WHAT THE TASK REQUIRES: For every line of the records below that holds "form", add one. Give only the final total.

Stored data entries
BEGIN
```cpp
extern "C" int univl_gemm_ln(const UnivlGemm* gemm, const UnivlLayerNorm* ln, int32_t* counters, const UnivlAdam* adam,
                             int32_t chunk_begin, int32_t chunk_count, int32_t max_blocks, int32_t dry_run, hipStream_t stream) {
    UNIVL_ON_STREAM_DEVICE(stream);
    UNIVL_CHECK_ARG(gemm != nullptr && ln != nullptr && counters != nullptr, UNIVL_EINVAL, "univl_gemm_ln: null argument");
    int rc = adam_range_check("univl_gemm_ln", adam, chunk_begin, chunk_count, true);
    if (rc != UNIVL_OK) return rc;
    GemmArgs a;
    int ks;
    Choice c;
    rc = prepare(gemm, a, ks, c);
    if (rc != UNIVL_OK) return rc;
    const int nx = (gemm->N + 63) / 64, ny = (gemm->M + 63) / 64;
    UNIVL_CHECK_ARG(!univl_deterministic() && gemm->dtype == UNIVL_BF16 && !gemm->trans_a && !gemm->trans_b && c.tile == 64 && c.nc == 4 &&
                        !gemm->sumsq && !gemm->dbias && gemm->C32 && !gemm->C16 && gemm->N == 768 && gemm->ldc == 768 &&
                        !(gemm->flags & (UNIVL_GEMM_GELU_FWD | UNIVL_GEMM_GELU_BWD | UNIVL_GEMM_ACCUM)) && nx * ks >= LN_SHARE &&
                        ny <= LN_FOLD_MAX_BLOCKS && ln->dtype == UNIVL_BF16 && ln->N == 768 && ln->rows == gemm->M && !ln->x_f64 &&
                        ln->x == (const void*)gemm->C32 && ln->gamma && ln->beta && (ln->out16 || ln->out32),
                    UNIVL_EUNSUPPORTED, "univl_gemm_ln: not a (product, LayerNorm) pair this launch carries");
    if (dry_run) return UNIVL_OK;
    a.flags |= UNIVL_GEMM_ATOMIC;
    const int nd = nx * ny * ks, nd_pad = (nd + 7) / 8 * 8;
    const AdamRange r = adam_range(adam, chunk_begin, chunk_count, max_blocks);
    LnFold f;
    f.ln = *ln;
    f.counters = counters;
    gemm_ln_allow_lds();
    adam_with_nt([&](auto nt) {
        hipLaunchKernelGGL(gemm_ln_kernel<decltype(nt)::value>, dim3(nd_pad + r.blocks), dim3(512), RIDER_SMEM, stream, a, nd, nd_pad, nx, ny,
                           ks, r.adam, r.c0, r.c1, f);
    });
    UNIVL_LAUNCH_CHECK();
    return UNIVL_OK;
}

extern "C" int univl_gemm_rider_prime(hipStream_t stream) {
    UNIVL_ON_STREAM_DEVICE(stream);
    rider_allow_lds();
    attn_fwd_fused_allow_lds();
    gemm_ln_allow_lds();
    return UNIVL_OK;
}

#ifdef UNIVL_PROTO
struct ProtoArgs {
    int n_o, n_o_pad, onx, ony, onz;
    int n_f1, n_f1_pad, f1nx, f1ny;
    int n_f2, f2nx, f2ny, f2nz;
    int* flags1; int* flags2;
};

__device__ __forceinline__ void proto_raise(int* flag) {
    asm volatile("s_waitcnt vmcnt(0)" ::: "memory");
    __syncthreads();
    if (threadIdx.x == 0) __hip_atomic_fetch_add(flag, 1, __ATOMIC_RELAXED, __HIP_MEMORY_SCOPE_AGENT);
}
__device__ __forceinline__ void proto_wait(int* flag, int need) {
    if (threadIdx.x == 0) {
        int polls = 0;
        while (__hip_atomic_load(flag, __ATOMIC_RELAXED, __HIP_MEMORY_SCOPE_AGENT) < need && ++polls < (1 << 22)) __builtin_amdgcn_s_sleep(1);
    }
    __syncthreads();
}

__global__ __launch_bounds__(512, 2) void layer_ffn_proto_kernel(GemmArgs o, GemmArgs f1, GemmArgs f2, LnFold ln1, LnFold ln2, ProtoArgs q) {
    const int w0 = blockIdx.x;
    int bx, by, bz;
    if (w0 < q.n_o_pad) {
        if (w0 >= q.n_o) return;
// ... 267 lines not shown
```

Measured before the change: 1853 pairs/s.

## Deepen fused QKV-projection attention prologue to a four-stage async load ring

Adds a configurable multi-stage (default four) LDS ring for the QKV projection GEMM inside the fused attention-forward kernel, replacing the double buffer with counted vmcnt waits so more global loads stay in flight. The small (64-row) form uses the ring only when the attention workgroups plus Adam rider blocks fit the CU count. The larger LDS footprint drops occupancy to one workgroup per CU for that variant. Trace hooks are also added.

```diff
diff --git a/univl_amd/csrc/gemm.hip b/univl_amd/csrc/gemm.hip
--- a/univl_amd/csrc/gemm.hip
+++ b/univl_amd/csrc/gemm.hip
@@ -887,24 +887,48 @@
     const __bf16* X_lo; const __bf16* W_lo;
 };
 
-template <bool NT, bool BIG>
-__global__ __launch_bounds__(512, 2) void attn_fwd_qkv_kernel(AttnFwdFusedArgs a, UnivlAdam ad, int c0, int c1) {
+#ifndef UNIVL_ATTN_QKV_STAGES
+#define UNIVL_ATTN_QKV_STAGES 4
+#endif
+struct AttnFwdQkv {
+    static constexpr int RING = UNIVL_ATTN_QKV_STAGES;
+    static constexpr int STAGE_BYTES = (64 + 192) * 64 * (int)sizeof(__bf16);
+    static constexpr int STAGE_BYTES_BIG = (128 + 192) * 64 * (int)sizeof(__bf16);
+    static constexpr int LOADS = STAGE_BYTES / 16 / 512;
+    static constexpr size_t smem(bool big, int ns) { return (size_t)ns * (big ? STAGE_BYTES_BIG : STAGE_BYTES); }
+    static constexpr int wgs_per_cu(bool big, int ns) { return smem(big, ns) <= 80 * 1024 ? 2 : 1; }
+    static_assert(RING >= 2 && RING <= 4, "ring depth");
+};
+__device__ __forceinline__ void attn_qkv_wait_dma(const int n) {
+    static_assert(AttnFwdQkv::LOADS == 4 && AttnFwdQkv::RING <= 4, "the counted waits below: four DMA instructions per stage, at most two stages behind");
+    if (n >= 8) asm volatile("s_waitcnt vmcnt(8)" ::: "memory");
+    else if (n == 4) asm volatile("s_waitcnt vmcnt(4)" ::: "memory");
+    else asm volatile("s_waitcnt vmcnt(0)" ::: "memory");
+}
+
+template <bool NT, bool BIG, int NS>
+__global__ __launch_bounds__(512, AttnFwdQkv::wgs_per_cu(BIG, NS)) void attn_fwd_qkv_kernel(AttnFwdFusedArgs a, UnivlAdam ad, int c0, int c1) {
     const int w0 = blockIdx.x;
     if (w0 >= a.n_attn_pad) {
         const int nb = (int)gridDim.x - a.n_attn_pad;
+        UNIVL_TRACE_AT(0);
         for (int c = c0 + (w0 - a.n_attn_pad); c < c1; c += nb) adam_chunk<NT, 512>(ad, c);
+        UNIVL_TRACE_AT(3);
         return;
     }
     if (w0 >= a.n_attn) return;
     constexpr int ROWS = BIG ? 128 : 64, MI = ROWS / 32;
+    static_assert(NS == 2 || !BIG, "the 128-row form has two stages");
     using TileA = Tile<__bf16, false, ROWS, 64, 512>;
     using TileB = Tile<__bf16, false, 192, 64, 512>;
+    static_assert(TileA::PER_THREAD + TileB::PER_THREAD == AttnFwdQkv::LOADS || BIG, "DMA instructions per stage");
     const int bh = BIG ? (w0 >> 1) : w0, yblk = BIG ? (w0 & 1) : 0, b = bh / a.at.H, h = bh % a.at.H;
     const int HD3 = a.at.H * 64, Sq = a.at.Sq;
     const int tid = threadIdx.x, lane = tid & 63, wave = tid >> 6, g = lane >> 4, i = lane & 15;
     const int wm0 = (wave >> 2) * (ROWS / 2), wn0 = (wave & 3) * 48;
+    UNIVL_TRACE_AT(0);
     unsigned char* sA = smem_raw;
-    unsigned char* sB = sA + 2 * TileA::BYTES;
+    unsigned char* sB = sA + NS * TileA::BYTES;
     f32x4_t acc[MI][3];
 #pragma unroll
     for (int ta = 0; ta < MI; ++ta)
@@ -924,28 +948,50 @@
     int seg = 0, wrap = per;
     auto seg_x = [&](int s_) { return (a.X_lo != nullptr && s_ > 0 && s_ == nseg - 1) ? a.X_lo : a.X; };
     auto seg_w = [&](int s_) { return (a.W_lo != nullptr && s_ == 1) ? a.W_lo : a.W; };
-    TileA::issue(pa, sA, tid);
-    TileB::issue(pb, sB, tid);
-    TileA::advance(pa, 64);
-    TileB::advance(pb, 64);
-    __syncthreads();
-    for (int t = 0; t < nfull; ++t) {
-        const int cur = t & 1;
-        if (t + 1 < nfull) {
-            if (t + 1 == wrap) {
-                TileA::advance(pa, (seg_x(seg + 1) - seg_x(seg)) - (long)a.K);
-                TileB::advance(pb, (seg_w(seg + 1) - seg_w(seg)) - (long)a.K);
-                ++seg;
-                wrap += per;
+    auto issue_stage = [&](const int s, const int slot) {
+        if (s == wrap) {
+            TileA::advance(pa, (seg_x(seg + 1) - seg_x(seg)) - (long)a.K);
+            TileB::advance(pb, (seg_w(seg + 1) - seg_w(seg)) - (long)a.K);
+            ++seg;
+            wrap += per;
+        }
+        TileA::issue(pa, sA + slot * TileA::BYTES, tid);
+        TileB::issue(pb, sB + slot * TileB::BYTES, tid);
+        TileA::advance(pa, 64);
+        TileB::advance(pb, 64);
+    };
+    if constexpr (NS == 2) {
+        issue_stage(0, 0);
+        __syncthreads();
+        UNIVL_TRACE_AT(1);
+        for (int t = 0; t < nfull; ++t) {
+            const int cur = t & 1;
+            if (t + 1 < nfull) issue_stage(t + 1, cur ^ 1);
+            tile_mma<__bf16, false, false, MI, 3, 2, TileA, TileB>(sA + cur * TileA::BYTES, sB + cur * TileB::BYTES, wm0, wn0, lane, acc);
+            __syncthreads();
+        }
+    } else {
+        int issued = 0;
+        for (; issued < NS - 1 && issued < nfull; ++issued) issue_stage(issued, issued);
+        int cur = 0, nxt = NS - 1;
+        for (int t = 0; t < nfull; ++t) {
+            attn_qkv_wait_dma((issued - 1 - t) * AttnFwdQkv::LOADS);
+            asm volatile("s_waitcnt lgkmcnt(0)" ::: "memory");
+            __builtin_amdgcn_s_barrier();
+            asm volatile("" ::: "memory");
+            if (t == 0) UNIVL_TRACE_AT(1);
+            if (issued < nfull) {
+                issue_stage(issued, nxt);
+                ++issued;
             }
-            TileA::issue(pa, sA + (cur ^ 1) * TileA::BYTES, tid);
-            TileB::issue(pb, sB + (cur ^ 1) * TileB::BYTES, tid);
-            TileA::advance(pa, 64);
-            TileB::advance(pb, 64);
-        }
-        tile_mma<__bf16, false, false, MI, 3, 2, TileA, TileB>(sA + cur * TileA::BYTES, sB + cur * TileB::BYTES, wm0, wn0, lane, acc);
+            tile_mma<__bf16, false, false, MI, 3, 2, TileA, TileB>(sA + cur * TileA::BYTES, sB + cur * TileB::BYTES, wm0, wn0, lane, acc);
+            asm volatile("" ::: "memory");
+            cur = cur + 1 == NS ? 0 : cur + 1;
+            nxt = nxt + 1 == NS ? 0 : nxt + 1;
+        }
         __syncthreads();
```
END
REPLY TO THE EXERCISE: 2